How This Skill Works
It uses a three-stage workflow: Bootstrap generates candidate demonstrations, Propose creates grounded instruction candidates, and Search runs Bayesian optimization over combinations. You configure MIPROv2 with a metric, an auto preset, and multi-threading, then call compile on your DSPy program with the provided trainset to produce compiled_program. The process yields a fully optimized DSPy.Module ready for evaluation and deployment.
When to Use It
- You have 200+ training examples and want scalable optimization.
- You can afford longer optimization runs (40+ trials) for higher performance.
- You need state-of-the-art DSPy performance on a complex task.
- Both instructions and demos require tuning for the best results.

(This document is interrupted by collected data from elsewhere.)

int creid_bn2d_finalize_apply_mask(const float* partial, int64_t rows, int64_t C, int64_t M, float* running_mean,
                                   float* running_var, float momentum, float eps, const float* gamma, const float* beta,
                                   float* mean_out, float* invstd_out, float* scale_shift, const void* x, const void* residual,
                                   int relu, int dtype, void* y, uint8_t* mask_out, int row_blocks, void* stream) {
  CREID_CHECK_ARG(partial && rows > 0 && C > 0 && M > 0 && mean_out && invstd_out && scale_shift && x && y);
  if (mask_out && dtype == CREID_F32) return CREID_E_DTYPE;
  const int64_t strip = dtype == CREID_F32 ? 32 : 64;
  if (C % strip != 0 || rows > 1024) return CREID_E_SHAPE;
  const int strips = (int)(C / strip);
  int rb = row_blocks > 0 ? row_blocks : (512 + strips - 1) / strips;
  if (row_blocks <= 0) { if (rb > 32) rb = 32; if (rb < 4) rb = 4; }
  int64_t rpb = ((M + rb - 1) / rb + 31) / 32 * 32;
  rb = (int)((M + rpb - 1) / rpb);
  hipStream_t s = as_stream(stream);
  const dim3 grid((unsigned)strips, (unsigned)rb);
  DISPATCH_T(dtype,
             hipLaunchKernelGGL(bn2d_fin_apply_kernel<float>, grid, dim3(256), 0, s, (const float*)x, partial, (int)rows, (int)C, M,
                                (double)M, running_mean, running_var, momentum, eps, gamma, beta, mean_out, invstd_out, scale_shift,
                                (const float*)residual, relu, (float*)y, (uint8_t*)nullptr, (int)rpb),
             hipLaunchKernelGGL(bn2d_fin_apply_kernel<unsigned short>, grid, dim3(256), 0, s, (const unsigned short*)x, partial,
                                (int)rows, (int)C, M, (double)M, running_mean, running_var, momentum, eps, gamma, beta, mean_out,
                                invstd_out, scale_shift, (const unsigned short*)residual, relu, (unsigned short*)y, mask_out,
                                (int)rpb),
             hipLaunchKernelGGL(bn2d_fin_apply_kernel<_Float16>, grid, dim3(256), 0, s, (const _Float16*)x, partial, (int)rows,
                                (int)C, M, (double)M, running_mean, running_var, momentum, eps, gamma, beta, mean_out, invstd_out,
                                scale_shift, (const _Float16*)residual, relu, (_Float16*)y, mask_out, (int)rpb));
  CREID_LAUNCH_RET();
}

int creid_bn2d_apply_dual_mask(const void* x, const float* scale_shift, const void* x_res, const float* scale_shift_res, int relu,
                               int64_t M, int64_t C, int dtype, void* y, uint8_t* mask_out, void* stream) {
  CREID_CHECK_ARG(x && scale_shift && x_res && scale_shift_res && y && M > 0 && C > 0 && C % 8 == 0);
  if (mask_out && dtype == CREID_F32) return CREID_E_DTYPE;
  hipStream_t s = as_stream(stream);
  DISPATCH_T(dtype,
             hipLaunchKernelGGL(bn2d_apply_kernel<float>, dim3(ew_blocks_k<bn2d_apply_kernel<float>>(M * C / 4, C / 4)), dim3(256), 0, s,
                                (const float*)x, scale_shift, (const float*)x_res, relu, M, (int)C, (float*)y,
                                (uint8_t*)nullptr, scale_shift_res),
             hipLaunchKernelGGL(bn2d_apply_kernel<unsigned short>, dim3(ew_blocks_k<bn2d_apply_kernel<unsigned short>>(M * C / 8, C / 8)), dim3(256), 0, s,
                                (const unsigned short*)x, scale_shift, (const unsigned short*)x_res, relu, M,
                                (int)C, (unsigned short*)y, mask_out, scale_shift_res),
             hipLaunchKernelGGL(bn2d_apply_kernel<_Float16>, dim3(ew_blocks_k<bn2d_apply_kernel<_Float16>>(M * C / 8, C / 8)), dim3(256), 0, s,
                                (const _Float16*)x, scale_shift, (const _Float16*)x_res, relu, M,
                                (int)C, (_Float16*)y, mask_out, scale_shift_res));
  CREID_LAUNCH_RET();
}

int creid_bn2d_apply(const void* x, const float* scale_shift, const void* residual, int relu, int64_t M, int64_t C,
                     int dtype, void* y, void* stream) {
  return creid_bn2d_apply_mask(x, scale_shift, residual, relu, M, C, dtype, y, nullptr, stream);
}

int64_t creid_bn2d_bwd_rows(int64_t M) { int64_t r = (M + 127) / 128; return r < 1 ? 1 : r; }

struct Reduce2 { const void* x2; const float* mean2; const float* invstd2; float* partial2; };

static int bn2d_bwd_impl(const void* x, const void* g, const void* act, const uint8_t* mask, PoolGrad pg, const float* mean,
                         const float* invstd, const float* gamma, int64_t M, int64_t C, int dtype, float* partial,
                         int partial_ready, float* sums, float* dgamma_accum, float* dbeta_accum, void* dx, void* gm_out,
                         void* stream, Reduce2 r2 = Reduce2{nullptr, nullptr, nullptr, nullptr}) {
  CREID_CHECK_ARG(x && (g || pg.dy) && mean && invstd && (partial || partial_ready == 2) && sums && dx && M > 0 && C > 0 && C % 8 == 0);
  if (mask && dtype == CREID_F32) return CREID_E_DTYPE;
  const int rows = (int)creid_bn2d_bwd_rows(M);
  hipStream_t s = as_stream(stream);
  if (!partial_ready)
  DISPATCH_T(dtype,
             hipLaunchKernelGGL(bn2d_bwd_reduce_kernel<float>, dim3((unsigned)((C / 4 + 31) / 32), rows), dim3(256), 0, s,
                                (const float*)x, (const float*)g, (const float*)act, mean, invstd, M, (int)C, 128, partial,
                                (const uint8_t*)nullptr, pg),
             hipLaunchKernelGGL(bn2d_bwd_reduce_kernel<unsigned short>, dim3((unsigned)((C / 8 + 31) / 32), rows), dim3(256),
                                0, s, (const unsigned short*)x, (const unsigned short*)g, (const unsigned short*)act, mean,
                                invstd, M, (int)C, 128, partial, mask, pg),
             hipLaunchKernelGGL(bn2d_bwd_reduce_kernel<_Float16>, dim3((unsigned)((C / 8 + 31) / 32), rows), dim3(256),
                                0, s, (const _Float16*)x, (const _Float16*)g, (const _Float16*)act, mean,
                                invstd, M, (int)C, 128, partial, mask, pg));
  if (partial_ready != 2 && !fin_dry(2)) {
    if (C <= 256 && rows >= 512)
      hipLaunchKernelGGL(bn2d_bwd_finalize_kernel<4>, dim3((unsigned)((C + 3) / 4)), dim3(1024), 0, s, partial, rows, (int)C,
                         (double)M, mean, invstd, gamma, sums, dgamma_accum, dbeta_accum);
    else
      hipLaunchKernelGGL(bn2d_bwd_finalize_kernel<16>, dim3((unsigned)((C + 15) / 16)), dim3(1024), 0, s, partial, rows, (int)C,
                         (double)M, mean, invstd, gamma, sums, dgamma_accum, dbeta_accum);
  }
  if (r2.x2) {
    if (act || gm_out || pg.dy || dtype == CREID_F32) return CREID_E_ARG;
    const dim3 grid2((unsigned)((C / 8 + 31) / 32), (unsigned)rows);
    if (dtype == CREID_BF16)
      hipLaunchKernelGGL(bn2d_bwd_apply_reduce2_kernel<unsigned short>, grid2, dim3(256), 0, s, (const unsigned short*)x,
                         (const unsigned short*)g, mask, sums, M, (int)C, 128, (unsigned short*)dx, (const unsigned short*)r2.x2,
                         r2.mean2, r2.invstd2, r2.partial2);
    else
      hipLaunchKernelGGL(bn2d_bwd_apply_reduce2_kernel<_Float16>, grid2, dim3(256), 0, s, (const _Float16*)x, (const _Float16*)g,
                         mask, sums, M, (int)C, 128, (_Float16*)dx, (const _Float16*)r2.x2, r2.mean2, r2.invstd2, r2.partial2);
    CREID_LAUNCH_RET();
  }
  DISPATCH_T(dtype,
             hipLaunchKernelGGL(bn2d_bwd_apply_kernel<float>, dim3(ew_blocks_k<bn2d_bwd_apply_kernel<float>>(M * C / 4, C / 4)), dim3(256), 0, s,
                                (const float*)x, (const float*)g, (const float*)act, sums, M, (int)C,
                                (float*)dx, (float*)gm_out, (const uint8_t*)nullptr, pg),
             hipLaunchKernelGGL(bn2d_bwd_apply_kernel<unsigned short>, dim3(ew_blocks_k<bn2d_bwd_apply_kernel<unsigned short>>(M * C / 8, C / 8)), dim3(256), 0, s,
                                (const unsigned short*)x, (const unsigned short*)g, (const unsigned short*)act, sums, M,
                                (int)C, (unsigned short*)dx, (unsigned short*)gm_out, mask, pg),
             hipLaunchKernelGGL(bn2d_bwd_apply_kernel<_Float16>, dim3(ew_blocks_k<bn2d_bwd_apply_kernel<_Float16>>(M * C / 8, C / 8)), dim3(256), 0, s,
                                (const _Float16*)x, (const _Float16*)g, (const _Float16*)act, sums, M,
                                (int)C, (_Float16*)dx, (_Float16*)gm_out, mask, pg));
  CREID_LAUNCH_RET();
}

- You want to maximize performance from a DSPy program with substantial training data.
Quick Start
- Step 1: Setup MIPROv2 with your LM (e.g., configure your language model and dspy).
- Step 2: Define your DSPy program class (e.g., RAGAgent with retrieve and generate components).
- Step 3: Run optimization: create MIPROv2 with metric and auto, then compile with your trainset to obtain compiled.
Best Practices
- Ensure your trainset contains 200+ high-quality examples before starting.
- Choose an auto preset (light, medium, or heavy) aligned to compute budget.
- Allocate enough trials (40+ for production-grade optimization).
- Run a baseline evaluation and compare against the optimized compiled_program.
- Monitor the metric you pass to MIPROv2 (e.g., answer_exact_match) for meaningful gains.
Example Use Cases
- Optimizing a RAGAgent by jointly tuning its retrieve+generate prompts using 200+ examples.
- Tuning a ReActAgent setup with tools and a designed demo set in production.
- Running a 40+ trial MIPROv2 optimization to maximize answer_exact_match on a QA task.
- Using auto='heavy' and 24+ threads for maximum-performance tuning on large datasets.
- Evaluating improvements with an explicit baseline versus the MIPROv2-optimized program.